Property and Equipment. We follow the “full-cost” method of accounting for oil and natural gas property and equipment costs. Under this method of accounting, all productive and nonproductive costs incurred in the exploration, development, and acquisition of oil and natural gas reserves are capitalized. Such costs may be incurred both prior to and after the acquisition of a property and include lease acquisitions, geological and geophysical services, drilling, completion, and equipment. Internal costs incurred that are directly identified with exploration, development, and acquisition activities undertaken by us for our own account, and which are not related to production, general corporate overhead, or similar activities, are also capitalized. For the three months ended March 31, 2024 and 2023, such internal costs capitalized totaled $1.1 million
and $1.4 million, respectively.
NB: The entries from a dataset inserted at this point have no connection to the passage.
__global__ void __launch_bounds__(256, 2)
    wn_block_bwd_dzw_t(const float* __restrict__ dS, const float* __restrict__ w_dil, const float* __restrict__ b_dil,
                       const float* __restrict__ w_dense, const float* __restrict__ s_in, float* __restrict__ DZ,
                       float* __restrict__ slab, int B, int Lin, int dil) {
  __shared__ float red[WG_SLAB];
  __shared__ float wl[WIMG_BDENSE];
  const int lane = threadIdx.x & 63;
  const int li = lane & 31, lh = lane >> 5;
  const int Lo = Lin - dil;
  const int tiles_per_seq = tiles_per_sequence<32>(Lo);
  const long ntiles = (long)B * tiles_per_seq;
  const long wave0 = ((long)blockIdx.x * blockDim.x + threadIdx.x) >> 6;
  const long nwaves = ((long)gridDim.x * blockDim.x) >> 6;
  stage_w_dil(wl + WIMG_DIL, w_dil, threadIdx.x, 256);
  stage_w_dense(wl + WIMG_DENSE, w_dense, threadIdx.x, 256);
  stage_bias(wl + WIMG_BDIL, b_dil, threadIdx.x);
  for (int i = threadIdx.x; i < WG_SLAB; i += 256) red[i] = 0.f;
  __syncthreads();
  const float* wdp = wl + WIMG_DIL + li * WIMG_DIL_PITCH + lh;
  const float* wtp = wl + WIMG_DENSE + lh * WIMG_DENSE_PITCH + li;
  const float bz = wl[WIMG_BDIL + li];

  f32x16 acc0, acc1, acc2;
#pragma unroll
  for (int r = 0; r < 16; ++r) { acc0[r] = 0.f; acc1[r] = 0.f; acc2[r] = 0.f; }
  float bs_dz = 0.f, bs_ds = 0.f;

  for (long tl = wave0; tl < ntiles; tl += nwaves) {
    const TilePos p = tile_pos(tl, tiles_per_seq, li, Lo);
    const int b = p.b, t0 = p.t0, t = p.t;
    const bool ok = p.ok;
    const int tcl = ok ? t : 0;
    const bool full = t0 + 32 <= Lo;
    float x[32], g[16];
    {
      const float* xp = s_in + (long)b * 32 * Lin + tcl + lh * dil;
#pragma unroll
      for (int c = 0; c < 32; ++c) x[c] = xp[(long)c * Lin];
      const float* gp = dS + (long)b * 32 * Lo + tcl;
#pragma unroll
      for (int q = 0; q < 16; ++q) g[q] = gp[(long)(2 * q + lh) * Lo];
    }
    float gc[16], xc0[16], xc1[16];
    const float* rowS = dS + ((long)b * 32 + li) * Lo + t0 + 4 * lh;
    const float* rowX = s_in + ((long)b * 32 + li) * Lin + t0 + 4 * lh;
    if (full) {
#pragma unroll
      for (int q = 0; q < 4; ++q) {
        const f4u a = *reinterpret_cast<const f4u*>(rowS + 8 * q);
        const f4u u = *reinterpret_cast<const f4u*>(rowX + 8 * q);
        const f4u v = *reinterpret_cast<const f4u*>(rowX + dil + 8 * q);
#pragma unroll
        for (int e = 0; e < 4; ++e) { gc[4 * q + e] = a[e]; xc0[4 * q + e] = u[e]; xc1[4 * q + e] = v[e]; }
      }
    } else {
#pragma unroll
      for (int s = 0; s < 16; ++s) {
        const int o = 8 * (s >> 2) + (s & 3);
        const bool in = t0 + 4 * lh + o < Lo;
        const int oc = in ? o : -(t0 + 4 * lh);
        const float a = rowS[oc], u = rowX[oc], v = rowX[oc + dil];
        gc[s] = in ? a : 0.f; xc0[s] = in ? u : 0.f; xc1[s] = in ? v : 0.f;
      }
    }
    __builtin_amdgcn_sched_barrier(0);
#pragma unroll
    for (int c = 0; c < 32; ++c) x[c] = ok ? relu1(x[c]) : 0.f;
#pragma unroll
    for (int q = 0; q < 16; ++q) g[q] = ok ? g[q] : 0.f;
    f32x16 zT;
#pragma unroll
    for (int r = 0; r < 16; ++r) zT[r] = bz;
#pragma unroll
    for (int s = 0; s < 32; ++s) zT = mfma32(x[s], wdp[2 * s], zT);
    f32x16 dzT;
#pragma unroll
    for (int r = 0; r < 16; ++r) dzT[r] = 0.f;
#pragma unroll
    for (int s = 0; s < 16; ++s) dzT = mfma32(g[s], wtp[66 * s], dzT);
#pragma unroll
    for (int r = 0; r < 16; ++r) dzT[r] = zT[r] > 0.f ? dzT[r] : 0.f;
    float* rowZ = DZ + ((long)b * 32 + li) * Lo + t0 + 4 * lh;
    if (full) {
#pragma unroll
      for (int q = 0; q < 4; ++q) {
        f4u o = {dzT[4 * q], dzT[4 * q + 1], dzT[4 * q + 2], dzT[4 * q + 3]};
        *reinterpret_cast<f4u*>(rowZ + 8 * q) = o;
      }
    } else {
#pragma unroll
      for (int s = 0; s < 16; ++s) {
        const int o = 8 * (s >> 2) + (s & 3);
        if (t0 + 4 * lh + o < Lo) rowZ[o] = dzT[s];
      }
    }
#pragma unroll
    for (int s = 0; s < 16; ++s) { bs_dz += dzT[s]; bs_ds += gc[s]; }
#pragma unroll
    for (int s = 0; s < 16; ++s) acc2 = mfma32(gc[s], relu1(zT[s]), acc2);
#pragma unroll
    for (int s = 0; s < 16; ++s) acc0 = mfma32(dzT[s], relu1(xc0[s]), acc0);
#pragma unroll
    for (int s = 0; s < 16; ++s) acc1 = mfma32(dzT[s], relu1(xc1[s]), acc1);
  }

Interest costs are also capitalized to unproved oil and natural gas properties. There was no capitalized interest on our unproved properties for both the three months ended March 31, 2024 and 2023.

The “Property and Equipment” balances on the accompanying condensed consolidated balance sheets are summarized for presentation purposes. The following is a detailed breakout of our “Property and Equipment” balances (in thousands):
March 31, 2024December 31, 2023
Property and Equipment  
Proved oil and gas properties$3,671,913 $3,562,268 
Unproved oil and gas properties30,899 28,375 
Furniture, fixtures and other equipment6,657 6,517 
Less – Accumulated depreciation, depletion, amortization & impairment(1,315,364)(1,223,241)
Property and Equipment, Net$2,394,105 $2,373,919 

No gains or losses are recognized upon the sale or disposition of oil and natural gas properties, except in transactions involving a significant amount of reserves or where the proceeds from the sale of oil and natural gas properties would significantly alter the relationship between capitalized costs and proved reserves of oil and natural gas attributable to a cost center. Internal costs associated with selling properties are expensed as incurred.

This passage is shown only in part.